◆ Exercise directions
The lines to copy are those in the records below that hold the word "nullptr".

◆ The records
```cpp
int tx_build(cstark_ctx *c, ProveArena *a, AirJob &job) {
    static const int mode = [] { const char *e = getenv("CSTARK_TRACE_OVERLAP"); return e ? atoi(e) : 1; }();
    if (mode == 0) {
        RC_TRY(cstark_tx_build_trace(c, a->trace));
        return gather_roots(c, a, job);
    }
    RC_TRY(tx_build_trace_split(c, a->trace));
    if (mode == 2) {
        for (hipEvent_t e : {c->ev_join, c->ev_mid, c->ev_join2}) HIP_TRY(hipStreamWaitEvent(c->stream, e, 0));
        return gather_roots(c, a, job);
    }
    const size_t n = (size_t)1 << job.log_n;
    if (!a->h_pub) HIP_TRY(hipHostMalloc((void **)&a->h_pub, 14 * 8, hipHostMallocDefault));
// ... 622 lines not shown
```

Measured before the change: 42.44.

## Use step-structured factors for OOD evaluation and DEEP sums of periodic-block columns

For the state-transition AIR, trace columns whose interpolant has a block-periodic step structure keep their compact step factors instead of materializing full coefficient vectors. OOD values for those columns are computed directly from the factors. The DEEP composition contribution of those columns comes from a small step-row transform of combined factors, so the generic column loop skips the gap. This removes the per-column coefficient expansion kernel and part of the poly_eval and DEEP work over 2^20-length columns. In exchange it adds arena buffers, an environment toggle and a more complex, specialized path.

```diff
diff --git a/certificate-stark_amd/csrc/capi.hip b/certificate-stark_amd/csrc/capi.hip
--- a/certificate-stark_amd/csrc/capi.hip
+++ b/certificate-stark_amd/csrc/capi.hip
@@ -225,8 +225,8 @@
     return CSTARK_OK;
 }
 int step_impl(cstark_ctx *c, uint64_t *d_evals, uint64_t *d_coeffs, uint64_t *d_lde, uint32_t width, uint32_t col0, uint32_t ncols, uint32_t log_n,
-              uint32_t block_len, uint32_t split, uint32_t log_blowup, uint64_t domain_offset, uint32_t k0, uint32_t nk) {
-    if (!c || !d_evals || !d_coeffs || !d_lde || width == 0 || ncols == 0 || (uint64_t)col0 + ncols > width)
+              uint32_t block_len, uint32_t split, uint32_t log_blowup, uint64_t domain_offset, uint32_t k0, uint32_t nk, uint64_t *d_fac_keep = nullptr) {
+    if (!c || !d_evals || (!d_coeffs && !d_fac_keep) || !d_lde || width == 0 || ncols == 0 || (uint64_t)col0 + ncols > width)
         return fail(CSTARK_ERR_INVALID_ARG, "cstark_step_columns: bad argument");
     if (log_n < cs::NTT_MIN_LOG_N || log_n > cs::NTT_MAX_LOG_N || log_blowup > 6) return fail(CSTARK_ERR_UNSUPPORTED, "unsupported domain size");
     if (block_len == 0 || (block_len & (block_len - 1)) || block_len > (1u << log_n)) return fail(CSTARK_ERR_INVALID_ARG, "the block length must be a power of two up to the trace length");
@@ -236,6 +236,7 @@
     const size_t n = (size_t)1 << log_n;
     const unsigned log_block = (unsigned)__builtin_ctz(block_len);
     if (!cs::ntt_step_shape(log_n, log_block)) {
+        if (d_fac_keep) return fail(CSTARK_ERR_INVALID_ARG, "cstark_step_columns: the factors of a shape the step transform does not serve");
         RC_TRY(interpolate_impl(c, d_evals + (size_t)col0 * n, d_coeffs + (size_t)col0 * n, ncols, log_n));
         return lde_impl(c, d_coeffs, d_lde, width, col0, ncols, log_n, log_blowup, domain_offset, k0, nk);
     }
@@ -246,13 +247,13 @@
     const cs::StepTable *tr = nullptr;
     RC_TRY(get_step_table(c, log_n, log_blowup, domain_offset, log_block, 0, &t));
     if (split) RC_TRY(get_step_table(c, log_n, log_blowup, domain_offset, log_block, split, &tr));
-    RC_TRY(ensure_ws(c, ((size_t)ncols << (log_n - log_block)) * (split ? 16 : 8)));
-    uint64_t *fac = (uint64_t *)c->ws;
+    if (!d_fac_keep) RC_TRY(ensure_ws(c, ((size_t)ncols << (log_n - log_block)) * (split ? 16 : 8)));
+    uint64_t *fac = d_fac_keep ? d_fac_keep : (uint64_t *)c->ws;
+    uint64_t *co = d_fac_keep ? nullptr : d_coeffs + (size_t)col0 * n;
     if (split)
-        HIP_TRY(cs::ntt_step2_coefficients(d_evals + (size_t)col0 * n, fac, d_coeffs + (size_t)col0 * n, t->d, tr->d, ncols, log_n, log_block, split, p->winv,
-                                           p->n_inv, c->stream));
+        HIP_TRY(cs::ntt_step2_coefficients(d_evals + (size_t)col0 * n, fac, co, t->d, tr->d, ncols, log_n, log_block, split, p->winv, p->n_inv, c->stream));
     else
-        HIP_TRY(cs::ntt_step_coefficients(d_evals + (size_t)col0 * n, fac, d_coeffs + (size_t)col0 * n, t->d, ncols, log_n, log_block, p->winv, p->n_inv, c->stream));
+        HIP_TRY(cs::ntt_step_coefficients(d_evals + (size_t)col0 * n, fac, co, t->d, ncols, log_n, log_block, p->winv, p->n_inv, c->stream));
     return lde_timed(c, (uint64_t)ncols * nk << log_n, [&] {
         cs::NttArgs a{};
         a.out = d_lde + (size_t)col0 * n; a.width = ncols; a.batch = nk; a.log_n = log_n;
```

◆ Response
+              uint32_t block_len, uint32_t split, uint32_t log_blowup, uint64_t domain_offset, uint32_t k0, uint32_t nk, uint64_t *d_fac_keep = nullptr) {
     const cs::StepTable *tr = nullptr;
+    uint64_t *co = d_fac_keep ? nullptr : d_coeffs + (size_t)col0 * n;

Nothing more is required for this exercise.